For years I professed that
success in business is easy and that failure takes work. Now after almost two decades of this mantra I
see the subtle wrinkles. Success is easy
when one has focus, vision and determination.
Without which, darkness ensues and the frustrations of continuous
failure stimulate the production of more lackluster plan; in its best case lackluster
organizational results, in its worse torturous organizational failure.
Several news releases of this
week solidified the revisions to my beliefs. This week amidst market indecisiveness
Radio Shack stock was downgraded to a sell with the projected one year stock
price of $0.00. How does an organization
go from a high of $80 per share in 2000 to a projected stock price of $0.00
within the next twelve months? Although
there is probably a multitude of contributing factors; the end result is a
history of spiraling stock price. Once
the cornerstone of home electronics has given way to the likes of Amazon, eBay
and Wal-Mart, was it the pricing, location or simply not being in tune with
customer needs.
However, I truly believe that the
desire of executive leadership was never mandated to crash the enterprise in
some kind of retail kamikaze explosion.
What I do believe, and I am only an outsider with no knowledge of the organization,
is that at some point the organization lost their vision; their identity. Like a ship in the storm, the loss of
identity made it drift where ever economics would have it.

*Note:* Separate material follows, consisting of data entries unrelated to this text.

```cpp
#include <functional>
#include <memory>
#include <stdexcept>
#include <string>
#include <vector>

#include "IterUtil.hpp"
#include "cycle_plan.hpp"
#include "mpgmres/arnoldi.h"
#include "mpgmres/capi.h"
#include "mpgmres/solve.h"
#include "types_hip.hpp"

namespace mpg {

inline void check_sweep_prec_args(const mpg_solve_args& a, const std::string& name) {
    if (a.jacobi_steps < 1 || a.jacobi_steps > 64)
        throw std::invalid_argument("prec " + name + ": jacobi_steps = " + std::to_string(a.jacobi_steps) +
                                    " is outside [1, 64]");
    if (a.mode == MPG_MODE_SINGLE_PREC)
// ... 70 lines not shown

    int run(int max_cycles, bool& done);
    void finish_report(mpg_solve_result* r);

    void rearm(const double* b, const double* x0, const double* x_true, int flags);
    void copy_x(double* dst, bool dst_on_device);
    int solves() const { return solves_; }
    int graph_captures() const { return graph_captures_; }

    size_t total_iters() const { return conv_->total_iterations(); }
    double time_phase(int which, int reps, bool inplace = false, std::vector<double>* per_launch = nullptr);
    double time_phase_graph(int which, int reps, std::vector<double>* per_launch = nullptr);
    double time_phase_stamps(int which, int reps, std::vector<double>* per_launch = nullptr);
    double time_phase_dup(int which, int reps, int64_t* launches = nullptr, bool step_dots_only = false);
    double phase_bytes(int which) const;
    mpg_arnoldi_t arnoldi() const;
    int basis() const;
    const int64_t* half_stats() const;
    int prec_fused() const;
    int prec_sweeps() const;
    bool prec_interval(double* a, double* b) const;
    int prec_roots(double* re, double* im, int cap) const;
    int cgs_stream_steps() const;
    int step_dots_steps() const;
    bool givens_rider() const;
    bool tail_fold() const;
    void sync();
    const CyclePolicy& policy() const;

    std::vector<CycleRecord> cycles;
    std::vector<double> step_res;
    std::vector<int> step_cycle;
    int status = 0;
    int64_t restarts = 0;
    int64_t inner_k = 0;
    double minvb_norm = 0, b_norm = 0, a_norm = 0;
    double setup_seconds = 0;
    BreakdownLog breakdown;
    bool measured = false;

private:
    struct Impl;
    std::unique_ptr<Impl> p_;
    std::unique_ptr<Convergence<double, void>> conv_;
    int solves_ = 0, graph_captures_ = 0;
    void arm(const double* b, const double* x0, const double* x_true, int flags);
// ... 52 lines not shown
```

### include/mpgmres/arnoldi.h

```cpp
#ifndef MPGMRES_ARNOLDI_H
#define MPGMRES_ARNOLDI_H

#include <stdint.h>

#include "mpgmres/capi.h"

#ifdef __cplusplus
extern "C" {
#endif

typedef enum { MPG_F64 = 0, MPG_F32 = 1, MPG_F16 = 2 } mpg_dtype_t;

typedef struct mpg_arnoldi* mpg_arnoldi_t;

typedef struct {
    int32_t n;
    int32_t n_ext;
    int32_t m;
    int32_t orth;
    int32_t vec_type;
    int32_t outer_type;
    int32_t prec_type;
    int32_t inner_val;
    int32_t jacobi;
// ... 32 lines not shown
int mpg_arnoldi_prologue(mpg_arnoldi_t a);
int mpg_arnoldi_prologue_finish(mpg_arnoldi_t a);
int mpg_arnoldi_prologue_finish_partials(mpg_arnoldi_t a);
int mpg_arnoldi_prologue_wnorm(mpg_arnoldi_t a);
int mpg_arnoldi_spmv(mpg_arnoldi_t a, int k);
int mpg_arnoldi_dots(mpg_arnoldi_t a, int k);
int mpg_arnoldi_cgs(mpg_arnoldi_t a, int k, int pass);
int mpg_arnoldi_cgs_partials(mpg_arnoldi_t a, int k);
int mpg_arnoldi_partials_max_cols(void);
int mpg_arnoldi_cgsr_wide_pass(mpg_arnoldi_t a, int k, int pass);
int mpg_arnoldi_mgs(mpg_arnoldi_t a, int k, int j);
int mpg_arnoldi_mgs_partials(mpg_arnoldi_t a, int k, int j);
int mpg_arnoldi_givens(mpg_arnoldi_t a, int k);
int mpg_arnoldi_givens_partials(mpg_arnoldi_t a, int k);
int mpg_arnoldi_givens_spmv(mpg_arnoldi_t a, int k);
int mpg_arnoldi_dots_sums(mpg_arnoldi_t a, int k);
int mpg_arnoldi_cgs_givens(mpg_arnoldi_t a, int k, int pass);
int mpg_arnoldi_givens_partials_spmv(mpg_arnoldi_t a, int k);
int mpg_arnoldi_spmv_dots(mpg_arnoldi_t a, int k, int fold);
int mpg_arnoldi_spmv_dots_supported(mpg_arnoldi_t a, int k);
int mpg_arnoldi_step_dots(mpg_arnoldi_t a, int k, int fold);
int mpg_arnoldi_step_dots_supported(mpg_arnoldi_t a, int k);
int mpg_arnoldi_cgs_stream_at(mpg_arnoldi_t a, int k);
int mpg_arnoldi_fold_max_m(void);
int mpg_arnoldi_fold_pays(mpg_arnoldi_t a);
int mpg_arnoldi_update(mpg_arnoldi_t a, int k);
int mpg_arnoldi_update_tail(mpg_arnoldi_t a, int m, int flags);
int mpg_arnoldi_update_tail_supported(mpg_arnoldi_t a);
int mpg_arnoldi_set_x_snapshot(mpg_arnoldi_t a, void* x_snap);
int mpg_arnoldi_reduce(mpg_arnoldi_t a, int ncols);

double* mpg_arnoldi_sums_dev(mpg_arnoldi_t a);
void* mpg_arnoldi_wprev_dev(mpg_arnoldi_t a, int k);
int mpg_arnoldi_vec_bytes(mpg_arnoldi_t a);
const double* mpg_arnoldi_report_dev(mpg_arnoldi_t a);
int mpg_arnoldi_report_len(mpg_arnoldi_t a);
const void* mpg_arnoldi_basis_dev(mpg_arnoldi_t a, int64_t* ld);
const void* mpg_arnoldi_hessenberg_dev(mpg_arnoldi_t a);
const void* mpg_arnoldi_inv_dev(mpg_arnoldi_t a);
const void* mpg_arnoldi_rotations_dev(mpg_arnoldi_t a, int which);
int mpg_arnoldi_time_next_spmv(mpg_arnoldi_t a, void* start_event, void* stop_event);
int mpg_arnoldi_stamp_next(mpg_arnoldi_t a, unsigned long long* slots, int64_t cap_waves);
int64_t mpg_arnoldi_stamp_waves(mpg_arnoldi_t a);

int mpg_arnoldi_num_groups(mpg_arnoldi_t a);

// ... 22 lines not shown
```

### include/mpgmres/solve.h

```cpp
#ifndef MPGMRES_SOLVE_H
#define MPGMRES_SOLVE_H

#include <stddef.h>
#include <stdint.h>

#ifdef __cplusplus
extern "C" {
#endif

typedef enum {
    MPG_MODE_MIXED = 0,
    MPG_MODE_BASELINE = 1,
    MPG_MODE_SINGLE_PREC = 2,
    MPG_MODE_SINGLE = 3,
    MPG_MODE_MIXED_HALF = 4
} mpg_mode_t;

typedef enum { MPG_ORTH_CGS = 0, MPG_ORTH_MGS = 1, MPG_ORTH_CGSR = 2 } mpg_orth_t;

typedef enum {
    MPG_PREC_ILU = 0,
    MPG_PREC_ILU_JACOBI = 1,
    MPG_PREC_JACOBI = 2,
    MPG_PREC_IDENTITY = 3,
// ... 75 lines not shown
int mpg_engine_graph_captures(mpg_engine_t e);
int mpg_engine_sync(mpg_engine_t e);
int64_t mpg_engine_total_iters(mpg_engine_t e);
int mpg_engine_report(mpg_engine_t e, mpg_solve_result* result);
int mpg_engine_time_phase(mpg_engine_t e, int which, int reps, double* avg_ms);
int mpg_engine_time_spmv_incycle(mpg_engine_t e, int cycles, double* avg_ms, double* per_launch_ms, int cap);
int mpg_engine_time_phase_dup(mpg_engine_t e, int which, int reps, double* avg_ms, int64_t* launches);
int mpg_engine_time_phase_stamps(mpg_engine_t e, int which, int reps, double* avg_ms, double* per_launch_ms,
                                 int cap);
int mpg_engine_time_phase_graph(mpg_engine_t e, int which, int reps, double* avg_ms, double* per_launch_ms,
                                int cap);
double mpg_engine_phase_bytes(mpg_engine_t e, int which);
int mpg_engine_spmv_layout(mpg_engine_t e, int32_t* format, int32_t* vec_width, int32_t* col_bytes,
                           int64_t* stored, int32_t* window);
int mpg_engine_sell_columns(mpg_engine_t e, int32_t* form, int64_t* csr_slices, int64_t* implicit_slices);
int64_t mpg_engine_sell_shared_slices(mpg_engine_t e);
int mpg_engine_sell_sigma(mpg_engine_t e);
int mpg_engine_givens_folded(mpg_engine_t e);
int mpg_engine_step_dots_steps(mpg_engine_t e);
int mpg_engine_step_dots_status(mpg_engine_t e, int k);
int mpg_engine_givens_rider(mpg_engine_t e);
int mpg_engine_tail_fold(mpg_engine_t e);
int mpg_engine_cgs_stream_steps(mpg_engine_t e);
int mpg_engine_prec_fused(mpg_engine_t e);
int mpg_engine_prec_sweeps(mpg_engine_t e);
int mpg_engine_prec_interval(mpg_engine_t e, double* a, double* b);
int mpg_cheb_coeffs(int steps, double theta, double delta, double* alpha, double* beta);
int mpg_engine_prec_roots(mpg_engine_t e, double* re, double* im, int32_t cap);
int mpg_gmres_poly_roots(int s, const double* H, int ldh, double* re, double* im, int* count);
int mpg_engine_accum(mpg_engine_t e);
int mpg_engine_basis(mpg_engine_t e);
int mpg_engine_prologue_format(mpg_engine_t e);
int mpg_engine_comm_ranks(mpg_engine_t e);
int mpg_engine_slices_per_wave(mpg_engine_t e);
int mpg_engine_half_stats(mpg_engine_t e, int64_t* stats);
int mpg_engine_destroy(mpg_engine_t e);

#define MPG_CYCLE_POLICY_STEPS 128
typedef struct {
    int32_t ranks;
    int32_t orth;
    int32_t m;
    int32_t graph;
    int32_t pipeline;
    int32_t fold;
    int32_t combine;
// ... 27 lines not shown
```

Baseline: 30620 GMRES iterations/s.

## Stream earlier basis columns through an LDS ring in fused step-dots kernel

Adds a RING variant of the fused SpMV+dots step kernel. For steps with more earlier basis columns than the register-held batch, it prefetches those columns straight from global memory into an LDS ring with asynchronous global_load_lds. It then consumes them with explicit vmcnt waits, overlapping the loads with the dot-product accumulation instead of using the plain panel path. It is on by default for steps k>=7 (env MPG_STEP_RING can force it on or off), and adds a query for how many steps use it. In exchange it uses more LDS per block, which may lower occupancy, and relies on hand-written inline asm for the wait counts.

Result: slower. 30300 GMRES iterations/s (-1.0%).

```diff
diff --git a/icl-mixed-precision-gmres_amd/__init__.py b/icl-mixed-precision-gmres_amd/__init__.py
--- a/icl-mixed-precision-gmres_amd/__init__.py
+++ b/icl-mixed-precision-gmres_amd/__init__.py
@@ -174,6 +174,7 @@
     lib.mpg_engine_step_dots_status.argtypes = [C.c_void_p, C.c_int]
     lib.mpg_engine_givens_rider.argtypes = [C.c_void_p]
     lib.mpg_engine_cgs_stream_steps.argtypes = [C.c_void_p]
+    lib.mpg_engine_step_ring_steps.argtypes = [C.c_void_p]
     lib.mpg_engine_tail_fold.argtypes = [C.c_void_p]
     lib.mpg_engine_cycle_policy.argtypes = [C.c_void_p, C.POINTER(CyclePolicy)]
     lib.mpg_cycle_plan_describe.argtypes = [C.POINTER(CyclePolicy), C.c_char_p, C.c_int]
@@ -994,10 +995,12 @@
         rre, rim = (C.c_double * 64)(), (C.c_double * 64)()
         nroots = int(self._lib.mpg_engine_prec_roots(self._h, rre, rim, 64))
         stream = int(self._lib.mpg_engine_cgs_stream_steps(self._h))
+        ring = int(self._lib.mpg_engine_step_ring_steps(self._h))
         rider = int(self._lib.mpg_engine_givens_rider(self._h)) == 1
         tail = int(self._lib.mpg_engine_tail_fold(self._h)) == 1
         basis = int(self._lib.mpg_engine_basis(self._h))
         return _Layout({**({"dots_fused": fused} if fused > 0 else {}), **({"givens_rider": True} if rider else {}),
+                **({"step_ring": ring} if ring > 0 else {}),
                 **({"tail_fold": True} if tail else {}),
                 **({"cgs_stream": stream} if stream > 0 else {}), "format": {1: "csr", 2: "sell", 3: "node"}[f.value], "vec_width": w.value, "col_bytes": cb.value,
                 "stored": st.value, "window": bool(win.value),
diff --git a/icl-mixed-precision-gmres_amd/csrc/arnoldi.hip b/icl-mixed-precision-gmres_amd/csrc/arnoldi.hip
--- a/icl-mixed-precision-gmres_amd/csrc/arnoldi.hip
+++ b/icl-mixed-precision-gmres_amd/csrc/arnoldi.hip
@@ -98,6 +98,7 @@
     a->combo = combo;
     a->tsize = desc->vec_type == MPG_F64 ? 8 : 4;
     if (const char* e = std::getenv("MPG_CGS_PREFETCH"); e && (*e == '0' || *e == '1')) a->cgs_pref = *e - '0';
+    if (const char* e = std::getenv("MPG_STEP_RING"); e && (*e == '0' || *e == '1')) a->step_ring = *e - '0';
     a->G = desc->A->nblocks < kGroups ? (desc->A->nblocks > 0 ? desc->A->nblocks : 1) : kGroups;
     a->Grb = desc->A->nblocks > 0 ? desc->A->nblocks : 1;
     a->Gd = (int)std::min<int64_t>(kCombineGroups, std::max<int64_t>(1, ((int64_t)desc->n + 4 * kCombineBlock - 1) /
@@ -332,6 +333,7 @@
 int mpg_arnoldi_step_dots(mpg_arnoldi_t a, int k, int fold) { return phases(a).step_dots(a, k, fold); }
 int mpg_arnoldi_step_dots_supported(mpg_arnoldi_t a, int k) { return phases(a).step_dots_ok(a, k); }
 int mpg_arnoldi_cgs_stream_at(mpg_arnoldi_t a, int k) { return phases(a).cgs_stream_at(a, k); }
+int mpg_arnoldi_step_ring_at(mpg_arnoldi_t a, int k, int fold) { return phases(a).step_ring_at(a, k, fold); }
 int mpg_arnoldi_givens_spmv(mpg_arnoldi_t a, int k) { return phases(a).spmv(a, k, 1, false); }
 int mpg_arnoldi_givens_partials_spmv(mpg_arnoldi_t a, int k) { return phases(a).spmv(a, k, 2, false); }
 int mpg_arnoldi_fold_max_m(void) { return kFoldMaxM; }
diff --git a/icl-mixed-precision-gmres_amd/csrc/arnoldi_dots.hpp b/icl-mixed-precision-gmres_amd/csrc/arnoldi_dots.hpp
--- a/icl-mixed-precision-gmres_amd/csrc/arnoldi_dots.hpp
+++ b/icl-mixed-precision-gmres_amd/csrc/arnoldi_dots.hpp
@@ -1,6 +1,7 @@
 #pragma once
 
 #include "arnoldi_spmv.hpp"
+#include "lds_ring.hpp"
 
 namespace {
 
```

So many organizations have their
vision statement framed in each conference room, etched on their pens and as
cute pop-ups on their intra-net.
However, if not part of every breath taken by every staff member, the
vision is simply cute words on a wall.
The vision of an organization must be a living breathing part of the organization;
it must be emblazoned in every heart and mind of each team member. It gives meaning and purpose to each task,
but most importantly it is the acoustic resonance for each decision. Decisions made without the resonances of the
visions statement could as well be made in the dead of space.
The power of corporate decision
making is tantamount to each breath of the organization. Until recently I never
appreciated the depth of corporate decision making running the spectrum from
decidophobia to self serving ego driven gains.
Decidophobia is only enhanced when decisions are circumscribed with prizes
and punishments.
Making decisions on behalf of
someone is easy, because the decision maker has no ‘skin in the game’. A spectator at a football game can easily say
to swap out a player. Likewise a
shareholder can easily make recommendations for corporate change. However, until the decision maker has boots
on the ground and are in the trenches they have no ‘skin in the game’. Such
was the lunacy of stakeholders producing a 300 page treatise on what is wrong with
Oliver Garden and how it is losing market share. Some of the suggested changes outlined were,
salting pasta water to cutting back on the number and size of breadsticks. With no boots on the ground and no vision
statement to lean into, salty water may be the only perceived saving grace –
maybe not.
Decision makers must have ‘skin
in the game’ and boots on the ground to make sound directional decisions. According to John Maxwell in The 21
Irrefutable Laws of Leadership, leaders need to sacrifice self for the
better of the organization; to do that strengthens the leader and the
decision. Decisions where leaders
sacrifice personal gain for the betterment of the organization sends a message
to the entire organization, but more importantly focuses the decisions on
longer term goals of the organization.
In Emerging Markets Rule: Growth Strategies of the New Global Giants,
authors Mauro Guillen and Esteban Garcia-Canal researched how emerging market
multi-national organizations are outperforming their US counterparts and some
of the contributing factors. After
considerable research Guillen et al. identified three main traits that emerging
multinational organizations share which are also those attributes US organizations
struggle with. Emerging market multi-nationals
are quick to execute, exploit corners of the market and acquire smart.
Guillen et al. have basically clarified
the perennial debate about which is more important in an organization, strategy
or execution. It is execution. Without execution the only thing that changes
is time, which impacts the market, and those who are willing to executive on
decisions. The take away here is indecision
is a decision. Indecision is the decision to take a timeout, while the market
and its participants continue to play.
Recently I have been privileged enough to witness the results of
decidophobia, in a few instances, and it is truly amazing. As the fly on the wall, one can easily
observe what is not being seen by those within the organization. From the most
seemingly innocuous sense of losing multi-million dollar contracts on the need
for ‘more data’ before making a decision, to moral decimation as the teams
endure continued chaos while leadership action that never arrives.